[Data provided]
# dougsouza/pytorch-sync-batchnorm-example

Hardware: AMD Instinct MI355X
Metric: images/sec (whole node) resnet50 SyncBN (higher is better)
Workload: dtype bf16; 1 GPU; model=resnet50, global_batch=512, per_gpu_batch=512, image=3x224x224, memory_format=channels_last, parallelism=dp1, impl=msbn, hip_graph=False, conv_autotune=False, fused_bn_act=True

## Files before the change

### msbn/models/resnet.py

```python

from typing import List, Type, Union

import torch
import torch.nn as nn

from msbn.nn import BatchNorm2d, SyncBatchNorm
from msbn.nn.fused import SyncBatchNormAct2d


def conv3x3(cin, cout, stride=1):
    return nn.Conv2d(cin, cout, 3, stride=stride, padding=1, bias=False)


def conv1x1(cin, cout, stride=1):
    return nn.Conv2d(cin, cout, 1, stride=stride, bias=False)


def _norm(planes, fused):
    return SyncBatchNorm(planes) if fused else BatchNorm2d(planes)


def _split(x):
    return x if isinstance(x, tuple) else (x, x)

# ... 77 lines not shown


class ResNet(nn.Module):
    def __init__(
        self,
        block: Type[Union[BasicBlock, Bottleneck]],
        layers: List[int],
        num_classes: int = 1000,
        in_chans: int = 3,
        fused: bool = False,
        fork_grads: bool = True,
    ):
        super().__init__()
        self.fused = fused
        self.fork_grads = fork_grads and fused
        self.inplanes = 64
        self.conv1 = nn.Conv2d(in_chans, 64, 7, stride=2, padding=3, bias=False)
        if fused:
            self.bn1 = SyncBatchNormAct2d(64, relu=True)
        else:
            self.bn1 = BatchNorm2d(64)
        self.relu = nn.ReLU(inplace=True)
        self.maxpool = nn.MaxPool2d(3, stride=2, padding=1)
        self.layer1 = self._make_layer(block, 64, layers[0])
        self.layer2 = self._make_layer(block, 128, layers[1], stride=2)
        self.layer3 = self._make_layer(block, 256, layers[2], stride=2)
        self.layer4 = self._make_layer(block, 512, layers[3], stride=2,
                                       fork_last=False)
        self.avgpool = nn.AdaptiveAvgPool2d(1)
        self.fc = nn.Linear(512 * block.expansion, num_classes)
# ... 10 lines not shown
            downsample = nn.Sequential(
                conv1x1(self.inplanes, planes * block.expansion, stride),
                _norm(planes * block.expansion, self.fused),
            )
        layers = [block(self.inplanes, planes, stride, downsample,
                        fused=self.fused, fork=fork[0])]
        self.inplanes = planes * block.expansion
        for i in range(1, blocks):
            layers.append(block(self.inplanes, planes, fused=self.fused,
                                fork=fork[i]))
        return nn.Sequential(*layers)

    def _stem(self, x):
        x = self.conv1(x)
        if self.fused:
            return self.maxpool(self.bn1(x))
        return self.maxpool(self.relu(self.bn1(x)))

    def forward_features(self, x):
        x = self._stem(x)
        c2 = self.layer1(x)
        c3 = self.layer2(c2)
        c4 = self.layer3(c3)
        c5 = self.layer4(c4)
        return _split(c2)[0], _split(c3)[0], _split(c4)[0], _split(c5)[0]

    def forward(self, x):
        _, _, _, c5 = self.forward_features(x)
        out = self.avgpool(c5).flatten(1)
        return self.fc(out)
# ... 13 lines not shown
```

### msbn/nn/fused.py

```python

from typing import Optional

import torch
import torch.distributed as dist

from msbn import ops
from msbn.nn.batchnorm import (SyncBatchNorm, _check_negative_slope,
                               _momentum_factor, _running_stats_forward)
from msbn.nn.functions import (_combined_view, _contig, _force_sync,
                               _match_layout, compute_sync_stats)


class SyncBatchNormActFunction(torch.autograd.Function):
    @staticmethod
    def forward(
        ctx,
        input: torch.Tensor,
        residual: Optional[torch.Tensor],
        weight: Optional[torch.Tensor],
        bias: Optional[torch.Tensor],
        running_mean: Optional[torch.Tensor],
        running_var: Optional[torch.Tensor],
        eps: float,
        momentum: float,
# ... 183 lines not shown
            else:
                grad_input, grad_res = ops.batch_norm_backward_elemt_act(
                    grad_output, input, residual, mean, invstd, weight, bias,
                    sum_dy, sum_dy_xmu, count_sum, relu, need_res_g, coefs,
                    slope,
                )
        return (
            grad_input if need_input_g else None,
            grad_res,
            grad_weight if need_weight_g else None,
            grad_bias if need_bias_g else None,
            None, None, None, None, None, None, None, None, None,
        )


class InPlaceSyncBatchNormActFunction(torch.autograd.Function):

    @staticmethod
    def forward(
        ctx,
        input: torch.Tensor,
        weight: torch.Tensor,
        bias: torch.Tensor,
        running_mean: Optional[torch.Tensor],
        running_var: Optional[torch.Tensor],
        eps: float,
        momentum: float,
        process_group,
        world_size: int,
        act: bool,
# ... 172 lines not shown
```

### msbn/ops/__init__.py

```python

from typing import Optional

import torch

from msbn.ops import _reference as _ref

_C = None
_C_IMPORT_ERROR: Optional[BaseException] = None
try:
    import os as _os

    if _os.environ.get("MSBN_AB_NONT", "0") == "1":
        from msbn import _C_nont as _C
    else:
        from msbn import _C as _C
except Exception as e:
    _C_IMPORT_ERROR = e


def hip_available() -> bool:
    return _C is not None


def _require_hip():
# ... 185 lines not shown
                                  relu_mask, want_res_grad, coefs=None,
                                  negative_slope: float = 0.0):
    if input.is_cuda:
        dx, dres = _require_hip().batch_norm_backward_elemt_act(
            grad_out, input, residual, mean, invstd, weight, bias, sum_dy,
            sum_dy_xmu, count, relu_mask, want_res_grad, coefs,
            negative_slope,
        )
        return dx, (dres if want_res_grad else None)
    return _ref.batch_norm_backward_elemt_act(
        grad_out, input, residual, mean, invstd, weight, bias, sum_dy,
        sum_dy_xmu, count, relu_mask, want_res_grad, negative_slope,
    )


def batch_norm_elemt_act_(input, weight, bias, mean, invstd, act: bool,
                          coefs=None, negative_slope: float = 0.0):
    if input.is_cuda:
        _require_hip().batch_norm_elemt_act_(
            input, weight, bias, mean, invstd, act, coefs, negative_slope
        )
        return input
    return _ref.batch_norm_elemt_act_(
        input, weight, bias, mean, invstd, act, negative_slope
    )


def batch_norm_backward_reduce_inplace(grad_out, output, invstd, weight, bias,
                                       act: bool, input_g, weight_g, bias_g,
                                       coefs=None,
# ... 51 lines not shown

def launch_plan(kind: str, input: torch.Tensor, others=(), coefs=None) -> dict:
    path, numbers = _require_hip().launch_plan(kind, input, list(others), coefs)
    plan = dict(numbers)
    plan["path"] = path
    if "multi_trip" in plan:
        plan["multi_trip"] = bool(plan["multi_trip"])
    return plan


__all__ = [
    "hip_available",
    "launch_plan",
    "bn_frozen_coefs",
    "batch_norm_frozen_backward_elemt",
    "batch_norm_elemt_act_",
    "batch_norm_backward_reduce_inplace",
    "batch_norm_backward_elemt_inplace",
    "batch_norm_elemt_act",
    "bn_make_coefs",
    "batch_norm_backward_reduce_act",
    "batch_norm_backward_elemt_act",
    "batch_norm_stats",
    "batch_norm_stats_packed",
    "batch_norm_gather_stats_with_counts",
    "batch_norm_gather_stats_packed",
    "batch_norm_elemt",
    "batch_norm_backward_reduce",
    "batch_norm_backward_elemt",
]
# ... 1 lines not shown
```

### msbn/ops/_reference.py

```python

from typing import Optional, Tuple

import torch


def _flatten_to_ncs(input: torch.Tensor) -> torch.Tensor:
    if input.dim() == 2:
        return input.unsqueeze(-1)
    return input.reshape(input.shape[0], input.shape[1], -1)


def batch_norm_stats(input: torch.Tensor, eps: float) -> Tuple[torch.Tensor, torch.Tensor]:
    x = _flatten_to_ncs(input)
    C = x.shape[1]
    n = x.shape[0] * x.shape[2]
    if n == 0:
        z = torch.zeros(C, dtype=torch.float32, device=input.device)
        return z, z.clone()
    xd = x.transpose(0, 1).reshape(C, -1).to(torch.float64)
    mean = xd.mean(dim=1)
    var = xd.var(dim=1, unbiased=False)
    invstd = torch.rsqrt(var + eps)
    return mean.to(torch.float32), invstd.to(torch.float32)

# ... 128 lines not shown

def batch_norm_backward_elemt_act(
    grad_out, input, residual, mean, invstd, weight, bias, sum_dy,
    sum_dy_xmu, count, relu_mask, want_res_grad, negative_slope: float = 0.0,
):
    g = _masked_grad(grad_out, input, residual, mean, invstd, weight, bias,
                     relu_mask, negative_slope)
    dx = batch_norm_backward_elemt(
        g, input, mean, invstd, weight, sum_dy, sum_dy_xmu, count
    )
    dres = g.to(grad_out.dtype) if want_res_grad else None
    return dx, dres



def _check_invertible(act: bool, negative_slope: float, name: str):
    if act and not negative_slope > 0.0:
        raise RuntimeError(
            f"{name}: the in-place path needs an invertible activation "
            "(identity, or LeakyReLU with negative_slope > 0); got "
            f"negative_slope={negative_slope}"
        )


def _slope32(negative_slope: float):
    s = torch.tensor(negative_slope, dtype=torch.float32)
    return s, 1.0 / s


def _invert_act(grad_out, output, act: bool, negative_slope: float):
# ... 144 lines not shown
```

### msbn/ops/csrc/bn_kernels.hip

```cpp
#include "bn_ops.hpp"
#include "common.hpp"

#include <ATen/ATen.h>
#include <c10/hip/HIPStream.h>

#include <algorithm>
#include <map>
#include <string>
#include <vector>

namespace msbn {

namespace {

template <typename T, int V>
__global__ void bn_stats_partial_nchw(const T* __restrict__ x,
                                      double* __restrict__ ws, int64_t N,
                                      int64_t C, int64_t S, int64_t chunkN,
                                      int64_t chunkS) {
  const int64_t c = blockIdx.x;
  const int64_t n0 = blockIdx.y * chunkN;
  const int64_t n1 = i64min(n0 + chunkN, N);
  const int64_t s0 = blockIdx.z * chunkS;
  const int64_t s1 = i64min(s0 + chunkS, S);
// ... 1375 lines not shown
      float g = to_f(nt_load1(&dy[e])), z;
      inv_act<ACT>(to_f(nt_load1(&y[e])), g, z, slope, inv_slope);
      nt_store1(&dx[e], from_f<T>(ca[c] * g + cb[c] * z + cd[c]));
    } else {
      Pack<T, V> pg = nt_load<T, V>(&dy[e]);
      Pack<T, V> py = nt_load<T, V>(&y[e]);
      Pack<float, V> pa = *reinterpret_cast<const Pack<float, V>*>(&ca[c]);
      Pack<float, V> pb = *reinterpret_cast<const Pack<float, V>*>(&cb[c]);
      Pack<float, V> pd = *reinterpret_cast<const Pack<float, V>*>(&cd[c]);
      Pack<T, V> po;
#pragma unroll
      for (int k = 0; k < V; ++k) {
        float g = to_f(pg.v[k]), z;
        inv_act<ACT>(to_f(py.v[k]), g, z, slope, inv_slope);
        po.v[k] = from_f<T>(pa.v[k] * g + pb.v[k] * z + pd.v[k]);
      }
      nt_store<T, V>(&dx[e], po);
    }
  }
}


struct Layout {
  bool nhwc;
  int64_t N, C, S;
  int64_t rows;
};

Layout get_layout(const at::Tensor& t) {
  Layout L{};
// ... 892 lines not shown
  });
  return {dx, dres};
}

at::Tensor batch_norm_backward_elemt(
    const at::Tensor& grad_out, const at::Tensor& input, const at::Tensor& mean,
    const at::Tensor& invstd, const c10::optional<at::Tensor>& weight,
    const at::Tensor& sum_dy, const at::Tensor& sum_dy_xmu,
    const at::Tensor& count) {
  return std::get<0>(batch_norm_backward_elemt_act(
      grad_out, input, c10::nullopt, mean, invstd, weight, c10::nullopt,
      sum_dy, sum_dy_xmu, count, false, false, c10::nullopt, 0.0));
}

namespace {
int inplace_act_mode(bool act, float slope, const char* name) {
  TORCH_CHECK(!act || slope > 0.f, name,
              ": the in-place path needs an invertible activation (identity, "
              "or LeakyReLU with negative_slope > 0); got negative_slope=",
              slope);
  return act ? kActLeaky : kActNone;
}

void check_same_dense(const at::Tensor& a, const at::Tensor& ref,
                      const char* what) {
  TORCH_CHECK(a.sizes() == ref.sizes() && a.strides() == ref.strides() &&
                  a.scalar_type() == ref.scalar_type() &&
                  a.device() == ref.device(),
              what, " must match the output's shape/strides/dtype/device");
}
// ... 580 lines not shown
  std::string path;

  if (kind == "fused_local") {
    if (!bn_fused_local_eligible(input, c10::nullopt, c10::nullopt,
                                 c10::nullopt, c10::nullopt))
      return {"ineligible", d};
    const int64_t C = input.size(1);
    const int64_t plane = input.numel() / C;
    const int64_t S = plane / input.size(0);
    d["V"] = pick_v(esize, ptrs, S);
    d["trips"] = cdiv(plane / d["V"], MSBN_BLOCK);
    d["blocks"] = C;
    return {"small_plane", d};
  }

  const Layout L = get_layout(input);
  if (kind == "stats" || kind == "bwd_reduce" ||
      kind == "bwd_reduce_inplace") {
    const ReducePlan p = plan_reduce(L, esize, ptrs);
    path = p.path == RedPath::Nhwc       ? "nhwc"
           : p.path == RedPath::NchwFlat ? "nchw_flat"
                                         : "nchw_vec";
    d["V"] = p.v;
    d["nchunks"] = p.nchunks;
    d["trips"] = p.trips;
    d["flush_every"] = p.flush_every;
    d["finalize_trips"] = cdiv(p.nchunks, MSBN_WAVE);
    if (p.path == RedPath::NchwVec) {
      d["chunkN"] = p.nchw.chunkN;
      d["chunkS"] = p.nchw.chunkS;
      d["nchunkS"] = p.nchw.grid.z;
    } else if (p.path == RedPath::NchwFlat) {
      d["chunk_len"] = p.flat.chunk_len;
    } else {
      d["chunk_rows"] = p.nhwc.chunk_rows;
      d["lpr"] = p.nhwc.lpr;
      d["ctiles"] = p.nhwc.grid.x;
    }
    return {path, d};
  }
  TORCH_CHECK(kind == "elemt" || kind == "bwd_elemt" ||
                  kind == "frozen_bwd_elemt" || kind == "elemt_inplace" ||
                  kind == "bwd_elemt_inplace",
              "launch_plan: unknown kind '", kind, "'");
  const ElemtPlan p = plan_elemt(L, input.numel(), esize, ptrs, coef);
  path = L.nhwc ? "nhwc" : (p.v == 1 ? "nchw_flat" : "nchw_vec");
  const int64_t threads = (int64_t)p.grid * MSBN_BLOCK;
  d["V"] = p.v;
  d["grid"] = p.grid;
  d["packs"] = p.packs;
  d["trips"] = cdiv(p.packs, threads);
  d["multi_trip"] = p.packs > threads ? 1 : 0;
  return {path, d};
}

}
```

[Task prompt]
Please return exactly the lines from the first line of the material through the one with "Metric: images/sec (whole", and no lines after it.

[Response area]
# dougsouza/pytorch-sync-batchnorm-example

Hardware: AMD Instinct MI355X
Metric: images/sec (whole node) resnet50 SyncBN (higher is better)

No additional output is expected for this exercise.